[Stored data]
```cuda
template <int NW, bool FOLD, int TPS, int TERMS, int MT>
__global__ void __launch_bounds__(um::NTHREADS, 1)
    conv3x3_wgmma_kernel(const float* __restrict__ x, long long x_bs, const unsigned char* __restrict__ wpack,
                         const float* __restrict__ bias_arg, float* __restrict__ out_base, long long out_bs, int Cin, int H, int W,
                         int OH, int OW, int Cout, int CoutP, int nChunks, float slope_arg, int tilesX, int tilesY, int numWork,
                         int stride, int dil, int out_mode_arg, int ext, um::SplitK sk, um::SplitDev xs,
                         const __grid_constant__ CUtensorMap tmx, int dbg) {
  using namespace um;
  static_assert(TERMS == 1 || TERMS == 3, "one or three products per multiply-add");
  static_assert(MT == MT_WIDE || MT == MT_NARROW, "128- or 64-pixel tile rows");
  constexpr bool FOLD_ACC = FOLD && TERMS == 3;
  constexpr int P = TERMS == 1 ? 1 : 2;
  constexpr int NCOL = FOLD_ACC ? NW / 2 : NW;
  constexpr int MB = MT / 64;
  const int out_mode_k = out_mode_arg & 0xff, lin_prefix_k = out_mode_arg >> 8;
  extern __shared__ __align__(128) unsigned char smem[];
  const int nslots = n_slots(stride, dil), PW = row_pitch(MT, stride, dil), E = nslots * PW;
  const SmemMap sm = smem_map(E, CoutP, sk.as_wide, sk.stg, TERMS, xs.in == 2 ? raw_stage_bytes(nslots, MT, stride) : 0,
                              raw_ring_max(stride));
  const int AS = sm.AS, WS = sm.WS, RS = sm.RS;
  const uint32_t s_base = smem_u32(smem);
  const uint32_t bar0 = s_base + sm.bar_off;
  const uint32_t a_full = bar0, a_empty = bar0 + 8 * MAX_AS, w_full = bar0 + 16 * MAX_AS, w_empty = w_full + 8 * MAX_WS;
  const uint32_t r_full = w_empty + 8 * MAX_WS, r_empty = r_full + 8 * MAX_RS;

  const int tid = threadIdx.x, lane = tid & 31;
  const int warp = __shfl_sync(0xffffffffu, tid >> 5, 0);
  const size_t plane = (size_t)H * W;

  if (tid == 0) {
    for (int i = 0; i < AS; ++i) {
      mbar_init(a_full + 8 * i, xs.in == 1 ? 1 : NPROD);
      mbar_init(a_empty + 8 * i, NCONS);
    }
    for (int i = 0; i < RS; ++i) {
      mbar_init(r_full + 8 * i, 1);
      mbar_init(r_empty + 8 * i, NPROD);
    }
    for (int i = 0; i < WS; ++i) {
      mbar_init(w_full + 8 * i, 1);
      mbar_init(w_empty + 8 * i, NCONS);
    }
    asm volatile("fence.mbarrier_init.release.cluster;" ::: "memory");
  }
  __syncthreads();

  if (warp < 8) {
    const int r = warp >> 2, wq = warp & 3;
    const uint32_t a_lbo = (uint32_t)E * 16u, b_lbo = (uint32_t)(FOLD_ACC ? 2 * CoutP : CoutP) * 16u;
    uint32_t a_off[9];
#pragma unroll
    for (int tap = 0; tap < 9; ++tap)
      a_off[tap] = (uint32_t)(slot_of(r, tap / 3, stride, dil) * PW + tap_xoff(MT, tap % 3, stride, dil));
    const uint64_t dh_a = desc_hi(a_lbo, 128u), dh_b = desc_hi(b_lbo, 128u);
    uint32_t as = 0, aph = 0, ws = 0, wph = 0;
    const uint32_t a_lo16 = (uint32_t)sm.a_lo >> 4, a_stage16 = (uint32_t)sm.a_stage >> 4, s_base16 = s_base >> 4;
    const uint32_t w_base16 = (s_base + (uint32_t)sm.w_off) >> 4, w_tile16 = (uint32_t)sm.w_tile >> 4, w_half16 = w_tile16 >> 1;
    const uint32_t w_stage16 = (uint32_t)sm.w_stage >> 4;
    int rel_w = -1, rel_a = -1;
    auto release = [&]() {
      if (lane == 0) {
        if (rel_w >= 0) mbar_arrive(w_empty + 8 * rel_w);
        if (rel_a >= 0) mbar_arrive(a_empty + 8 * rel_a);
      }
      rel_w = rel_a = -1;
    };
    float acc[MB][NW / 2];
    for (int work = blockIdx.x; work < numWork; work += gridDim.x) {
      const Work wk = decode_work(work, sk, nChunks);
      const int cb = wk.cb, ce = wk.ce;
      const uint32_t b_nh16 = (uint32_t)(wk.nh * NCOL);
#pragma unroll
      for (int mh = 0; mh < MB; ++mh) fence_acc(acc[mh]);
      if (dbg & 8) {
        for (int c = cb; c < ce; ++c) {
          mbar_wait(a_full + 8 * as, aph);
          for (int tap = 0; tap < 9; ++tap) {
            if (tap % TPS == 0) mbar_wait(w_full + 8 * ws, wph);
            release();
            if (tap % TPS == TPS - 1) {
              rel_w = (int)ws;
              if (++ws == (uint32_t)WS) { ws = 0; wph ^= 1; }
            }
            if (tap == 8) rel_a = (int)as;
          }
          if (++as == (uint32_t)AS) { as = 0; aph ^= 1; }
        }
      }
      for (int c = (dbg & 8) ? ce : cb; c < ce; ++c) {
        mbar_wait(a_full + 8 * as, aph);
        const uint32_t a_st16 = s_base16 + as * a_stage16;
#pragma unroll
        for (int tap = 0; tap < 9; ++tap) {
          if (tap % TPS == 0) mbar_wait(w_full + 8 * ws, wph);
          const uint32_t w16 = w_base16 + ws * w_stage16 + (uint32_t)(tap % TPS) * w_tile16 + b_nh16;
          const uint64_t b_hi = dh_b | (uint64_t)w16, b_lo = dh_b | (uint64_t)(w16 + w_half16);
          const uint32_t sc = (tap == 0 && c == cb) ? 0u : 1u;
          wgmma_fence();
#pragma unroll
          for (int mh = 0; mh < MB; ++mh) {
// ... 190 lines not shown
                bulk_g2s(dst + (uint32_t)(t * sm.w_tile + run), src + t * gt + 2 * run, (uint32_t)run, w_full + 8 * ws);
              } else {
                bulk_g2s(dst + (uint32_t)(t * sm.w_tile), src + t * gt, (uint32_t)sm.w_tile, w_full + 8 * ws);
              }
            }
            if (++ws == (uint32_t)WS) { ws = 0; wph ^= 1; wrapped = true; }
          }
        }
      }
    }
  } else {
    if (xs.in == 1) {
      if (warp == 9 && lane == 0) {
        uint32_t as = 0, aph = 0;
        bool wrapped = false;
        for (int work = blockIdx.x; work < numWork; work += gridDim.x) {
          const Work wk = decode_work(work, sk, nChunks);
          int tx, ty, n;
          decode_tile(wk.tile, tilesX, tilesY, sk, tx, ty, n);
          const int x0 = tx * MT - dil, y0 = ty * R;
          const int gb = n * P * xs.in_Cg + xs.in_g0;
          for (int c = wk.cb; c < wk.ce; ++c) {
            if (wrapped) mbar_wait(a_empty + 8 * as, aph ^ 1);
            const uint32_t bar = a_full + 8 * as, dst = s_base + as * (uint32_t)sm.a_stage;
            if (dbg & 16) {
              mbar_arrive(bar);
            } else {
              mbar_arrive_expect_tx(bar, (uint32_t)sm.a_stage);
              const int g = gb + 2 * c;
              if (dil < R) {
                tma_load_4d(dst, &tmx, 0, x0, y0 - dil, g, bar);
                if constexpr (P == 2) tma_load_4d(dst + (uint32_t)sm.a_lo, &tmx, 0, x0, y0 - dil, g + xs.in_Cg, bar);
              } else if constexpr (P == 1) {
#pragma unroll 1
                for (int k = 0; k < 6; ++k) {
                  const int ky = k >> 1, kc = k & 1;
                  tma_load_4d(dst + (uint32_t)((kc * E + ky * R * PW) * 16), &tmx, 0, x0, y0 + (ky - 1) * dil, g + kc, bar);
                }
              } else {
#pragma unroll 1
                for (int k = 0; k < 12; ++k) {
                  const int ky = k >> 2, kc = (k >> 1) & 1, pl = k & 1;
                  tma_load_4d(dst + (uint32_t)(pl * sm.a_lo + (kc * E + ky * R * PW) * 16), &tmx, 0, x0, y0 + (ky - 1) * dil,
                              g + kc + pl * xs.in_Cg, bar);
                }
              }
            }
            if (++as == (uint32_t)AS) { as = 0; aph ^= 1; wrapped = true; }
          }
        }
      }
      return;
    }
    if (dbg & 16) {
      uint32_t as = 0, aph = 0;
      bool wrapped = false;
      for (int work = blockIdx.x; work < numWork; work += gridDim.x) {
        const Work wk = decode_work(work, sk, nChunks);
        for (int c = wk.cb; c < wk.ce; ++c) {
          if (wrapped) mbar_wait(a_empty + 8 * as, aph ^ 1);
          __syncwarp();
          if (lane == 0) mbar_arrive(a_full + 8 * as);
          if (++as == (uint32_t)AS) { as = 0; aph ^= 1; wrapped = true; }
        }
      }
      return;
    }
    const int pw = warp - 9;
    const int G = (E + 31) / 32;
    const bool one_plane = Cin <= 8;
    const int nItems = one_plane ? G : 2 * G;
    const int nb = (nItems + NPROD * BATCH - 1) / (NPROD * BATCH);
    const uint32_t pw_magic = 0xFFFFFFFFu / (uint32_t)PW + 1u;
    if (one_plane) {
      for (int st = 0; st < AS; ++st)
        for (int e = pw * 32 + lane; e < E; e += NPROD * 32) {
          unsigned char* d = smem + st * sm.a_stage + (E + e) * 16;
          *reinterpret_cast<uint4*>(d) = make_uint4(0u, 0u, 0u, 0u);
          if constexpr (P == 2) *reinterpret_cast<uint4*>(d + sm.a_lo) = make_uint4(0u, 0u, 0u, 0u);
        }
    }
    if (xs.in == 2) {
      const bool s2 = stride == 2;
      const int RP = raw_pitch(MT, stride), CP = nslots * RP;
      const int RPC = s2 && !one_plane ? 2 : 1;
      const uint32_t raw_bytes = (uint32_t)sm.raw_stage, raw_base = s_base + (uint32_t)sm.raw_off;
      const bool issuer = warp == 9 && lane == 0;
      int i_work = blockIdx.x, i_c = 0, i_h = 0, i_ce = 0, i_x = 0, i_y = 0, i_n = 0;
      auto i_tile = [&]() {
        if (i_work >= numWork) return;
        const Work wk = decode_work(i_work, sk, nChunks);
        int tx, ty;
        decode_tile(wk.tile, tilesX, tilesY, sk, tx, ty, i_n);
        i_c = wk.cb;
        i_ce = wk.ce;
        i_x = s2 ? 2 * tx * MT - 4 : tx * MT - 4;
        i_y = s2 ? 2 * ty * R - 1 : ty * R - 1;
      };
      auto issue = [&](uint32_t slot) {
        if (i_work >= numWork) return;
        const uint32_t bar = r_full + 8 * slot;
        if (dbg & 2) {
          mbar_arrive(bar);
        } else {
          mbar_arrive_expect_tx(bar, raw_bytes);
          tma_load_4d(raw_base + slot * raw_bytes, &tmx, i_x, i_y, 16 * i_c + 8 * i_h, i_n, bar);
// ... 324 lines not shown
  const int as_wide = tuning().conv_as == 2 ? 2 : 3;
  const bool staged = (out_mode & 0xff) == 0 && ext == 0 &&
                      (xs.out != nullptr ? (out_mode >> 8) == 0 : OW % 4 == 0 && out_bs % 4 == 0 && aligned(out, 16)) &&
                      smem_map(E, CoutP, as_wide, STG_BYTES, terms).WS >= 2;
  int raw = 0;
  const bool raw_geometry = stride == 1 ? dil == 1 && MT == MT_WIDE : MT == MT_NARROW && OW > MT_NARROW;
  if (sio.in == nullptr && tuning().conv_tma_in && raw_geometry && ext == 0 && W % 4 == 0 && x_bs % 4 == 0 &&
      aligned(x, 16)) {
    raw = raw_stage_bytes(n_slots(stride, 1), MT, stride);
    if (smem_map(E, CoutP, as_wide, staged ? STG_BYTES : 0, terms, raw, raw_ring_max(stride)).WS < 3) raw = 0;
  }
  if (raw) {
    EncodeTiledFn fn = encode_tiled_fn();
    if (fn == nullptr) return fail(MFN_ERR_UNSUPPORTED, "cuTensorMapEncodeTiled is not available from this driver");
    const cuuint64_t dim[4] = {(cuuint64_t)W, (cuuint64_t)H, (cuuint64_t)Cin, (cuuint64_t)N};
    const cuuint64_t strides[3] = {(cuuint64_t)W * 4, (cuuint64_t)W * H * 4, (cuuint64_t)x_bs * 4};
    const cuuint32_t box[4] = {(cuuint32_t)raw_pitch(MT, stride), (cuuint32_t)n_slots(stride, 1),
                               (cuuint32_t)raw_channels(stride), 1};
    const cuuint32_t es[4] = {1, 1, 1, 1};
    const CUresult r = fn(&tmx, CU_TENSOR_MAP_DATA_TYPE_FLOAT32, 4, const_cast<float*>(x), dim, strides, box, es,
                          CU_TENSOR_MAP_INTERLEAVE_NONE, CU_TENSOR_MAP_SWIZZLE_NONE, CU_TENSOR_MAP_L2_PROMOTION_L2_256B,
                          CU_TENSOR_MAP_FLOAT_OOB_FILL_NONE);
    if (r != CUDA_SUCCESS) return fail(MFN_ERR_UNSUPPORTED, "cuTensorMapEncodeTiled failed (CUresult %d)", (int)r);
    xs.in = 2;
  }
  const SmemMap sm = smem_map(E, CoutP, as_wide, staged ? STG_BYTES : 0, terms, raw, raw_ring_max(stride));
  if (sm.WS < 2 || E * 16 > 0x3FFF * 16) return -1;
  if ((long long)H * W >= (1LL << 27)) return -1;
  const int tilesX = (OW + MT - 1) / MT, tilesY = (OH + R - 1) / R;
  const int ns = CoutP > 128 ? 2 : 1;
  SplitK sk = {1, 0, 0, 0, 0, 0, nullptr, 0u, 0u, 3, ns};
  if (ws != nullptr && ext == 0) {
    sk = plan_split(N, Cin, H, W, Cout, stride, dil, tuning().conv_grid_cap);
    if (sk.k > 1 && ws_bytes < sk.k * sk.part_stride * 4) sk.k = 1;
    sk.ws = ws;
  }
  const long long tiles = (long long)N * tilesX * tilesY;
  if (tiles * ns >= (1LL << 30)) return -1;
  sk.as_wide = as_wide;
  sk.stg = staged ? STG_BYTES : 0;
  if (sk.k <= 1) sk.from = (int)tiles;
  {
    const unsigned long long tp = (unsigned long long)tilesX * tilesY;
    if ((unsigned long long)tiles * tp < (1ull << 32) && tp * tilesX < (1ull << 32)) {
      sk.magic_tp = (uint32_t)(((1ull << 32) + tp - 1) / tp);
      sk.magic_tx = tilesX == 1 ? 0u : (uint32_t)(((1ull << 32) + tilesX - 1) / tilesX);
    }
    if (tp == 1) sk.magic_tp = 0;
  }
  const long long numWork = (sk.from + (tiles - sk.from) * sk.k) * ns;
  const int cap = tuning().conv_grid_cap > 0 ? tuning().conv_grid_cap : kNumSMs;
  const unsigned grid = (unsigned)(numWork < cap ? numWork : cap);
  const char* name = terms == 3 ? "conv3x3_wgmma_kernel<CoutP=256>" : "conv3x3_wgmma_kernel<CoutP=256,bf16>";
  auto launch = [&](auto mt) -> cudaError_t {
    constexpr int M = decltype(mt)::value;
    static SmemOptIn opt[8], opt1[8];
    cudaError_t e = cudaSuccess;
    if (terms == 3) {
      e = ensure_dyn_smem(conv3x3_wgmma_kernel<32, true, 9, 3, M>, sm.total, opt[0]);
      if (e == cudaSuccess) e = ensure_dyn_smem(conv3x3_wgmma_kernel<64, true, 9, 3, M>, sm.total, opt[1]);
      if (e == cudaSuccess) e = ensure_dyn_smem(conv3x3_wgmma_kernel<96, true, 3, 3, M>, sm.total, opt[2]);
      if (e == cudaSuccess) e = ensure_dyn_smem(conv3x3_wgmma_kernel<128, true, 3, 3, M>, sm.total, opt[3]);
      if (e == cudaSuccess) e = ensure_dyn_smem(conv3x3_wgmma_kernel<80, false, 1, 3, M>, sm.total, opt[4]);
      if (e == cudaSuccess) e = ensure_dyn_smem(conv3x3_wgmma_kernel<96, false, 1, 3, M>, sm.total, opt[5]);
      if (e == cudaSuccess) e = ensure_dyn_smem(conv3x3_wgmma_kernel<112, false, 1, 3, M>, sm.total, opt[6]);
      if (e == cudaSuccess) e = ensure_dyn_smem(conv3x3_wgmma_kernel<128, false, 1, 3, M>, sm.total, opt[7]);
    } else {
      e = ensure_dyn_smem(conv3x3_wgmma_kernel<16, true, 9, 1, M>, sm.total, opt1[0]);
      if (e == cudaSuccess) e = ensure_dyn_smem(conv3x3_wgmma_kernel<32, true, 9, 1, M>, sm.total, opt1[1]);
      if (e == cudaSuccess) e = ensure_dyn_smem(conv3x3_wgmma_kernel<48, true, 3, 1, M>, sm.total, opt1[2]);
      if (e == cudaSuccess) e = ensure_dyn_smem(conv3x3_wgmma_kernel<64, true, 3, 1, M>, sm.total, opt1[3]);
      if (e == cudaSuccess) e = ensure_dyn_smem(conv3x3_wgmma_kernel<80, false, 1, 1, M>, sm.total, opt1[4]);
      if (e == cudaSuccess) e = ensure_dyn_smem(conv3x3_wgmma_kernel<96, false, 1, 1, M>, sm.total, opt1[5]);
      if (e == cudaSuccess) e = ensure_dyn_smem(conv3x3_wgmma_kernel<112, false, 1, 1, M>, sm.total, opt1[6]);
      if (e == cudaSuccess) e = ensure_dyn_smem(conv3x3_wgmma_kernel<128, false, 1, 1, M>, sm.total, opt1[7]);
    }
    if (e != cudaSuccess) return e;
#define MFN_WGMMA_LAUNCH(NW_, FOLD_, TPS_, TERMS_)                                                                      \
  conv3x3_wgmma_kernel<NW_, FOLD_, TPS_, TERMS_, M><<<grid, NTHREADS, sm.total, st>>>(                                 \
      x, x_bs, wpack, bias, out, out_bs, Cin, H, W, OH, OW, Cout, CoutP, nChunks, slope, tilesX, tilesY, (int)numWork, \
      stride, dil, out_mode, ext, sk, xs, tmx, tuning().conv_dbg)
    if (terms == 3) {
      switch (CoutP) {
        case 16: MFN_WGMMA_LAUNCH(32, true, 9, 3); name = "conv3x3_wgmma_kernel<CoutP=16,fold>"; break;
        case 32: MFN_WGMMA_LAUNCH(64, true, 9, 3); name = "conv3x3_wgmma_kernel<CoutP=32,fold>"; break;
        case 48: MFN_WGMMA_LAUNCH(96, true, 3, 3); name = "conv3x3_wgmma_kernel<CoutP=48,fold>"; break;
        case 64: MFN_WGMMA_LAUNCH(128, true, 3, 3); name = "conv3x3_wgmma_kernel<CoutP=64,fold>"; break;
        case 80: MFN_WGMMA_LAUNCH(80, false, 1, 3); name = "conv3x3_wgmma_kernel<CoutP=80>"; break;
        case 96: MFN_WGMMA_LAUNCH(96, false, 1, 3); name = "conv3x3_wgmma_kernel<CoutP=96>"; break;
        case 112: MFN_WGMMA_LAUNCH(112, false, 1, 3); name = "conv3x3_wgmma_kernel<CoutP=112>"; break;
        case 128: MFN_WGMMA_LAUNCH(128, false, 1, 3); name = "conv3x3_wgmma_kernel<CoutP=128>"; break;
        default: MFN_WGMMA_LAUNCH(128, false, 1, 3);
      }
    } else {
      switch (CoutP) {
        case 16: MFN_WGMMA_LAUNCH(16, true, 9, 1); name = "conv3x3_wgmma_kernel<CoutP=16,fold,bf16>"; break;
        case 32: MFN_WGMMA_LAUNCH(32, true, 9, 1); name = "conv3x3_wgmma_kernel<CoutP=32,fold,bf16>"; break;
        case 48: MFN_WGMMA_LAUNCH(48, true, 3, 1); name = "conv3x3_wgmma_kernel<CoutP=48,fold,bf16>"; break;
        case 64: MFN_WGMMA_LAUNCH(64, true, 3, 1); name = "conv3x3_wgmma_kernel<CoutP=64,fold,bf16>"; break;
        case 80: MFN_WGMMA_LAUNCH(80, false, 1, 1); name = "conv3x3_wgmma_kernel<CoutP=80,bf16>"; break;
        case 96: MFN_WGMMA_LAUNCH(96, false, 1, 1); name = "conv3x3_wgmma_kernel<CoutP=96,bf16>"; break;
        case 112: MFN_WGMMA_LAUNCH(112, false, 1, 1); name = "conv3x3_wgmma_kernel<CoutP=112,bf16>"; break;
        case 128: MFN_WGMMA_LAUNCH(128, false, 1, 1); name = "conv3x3_wgmma_kernel<CoutP=128,bf16>"; break;
        default: MFN_WGMMA_LAUNCH(128, false, 1, 1);
      }
    }
#undef MFN_WGMMA_LAUNCH
    return cudaSuccess;
  };
  const cudaError_t e = MT == MT_NARROW ? launch(std::integral_constant<int, MT_NARROW>{})
                                        : launch(std::integral_constant<int, MT_WIDE>{});
  if (e != cudaSuccess) return fail((int)e, "cudaFuncSetAttribute(conv3x3_wgmma_kernel): %s", cudaGetErrorString(e));
  const int rc = check_launch(name);
  if (rc != 0 || sk.k <= 1) return rc;
  const long long total = sk.part_stride;
  long long blocks = (total + 255) / 256;
  if (blocks > 4 * kNumSMs) blocks = 4 * kNumSMs;
  if (terms == 3) {
    conv3x3_wgmma_reduce_kernel<3><<<(unsigned)blocks, 256, 0, st>>>(sk, xs, N - sk.n_lo, bias, out, out_bs, Cout, OH, OW, slope, out_mode);
    return check_launch("conv3x3_wgmma_reduce_kernel");
  }
  conv3x3_wgmma_reduce_kernel<1><<<(unsigned)blocks, 256, 0, st>>>(sk, xs, N - sk.n_lo, bias, out, out_bs, Cout, OH, OW, slope, out_mode);
  return check_launch("conv3x3_wgmma_reduce_kernel<bf16>");
}

}
```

• **PROBLEM**
Within the records, the lines containing the string "nChunks" are to be counted and their number given without comment.

• **ANSWER AREA**
6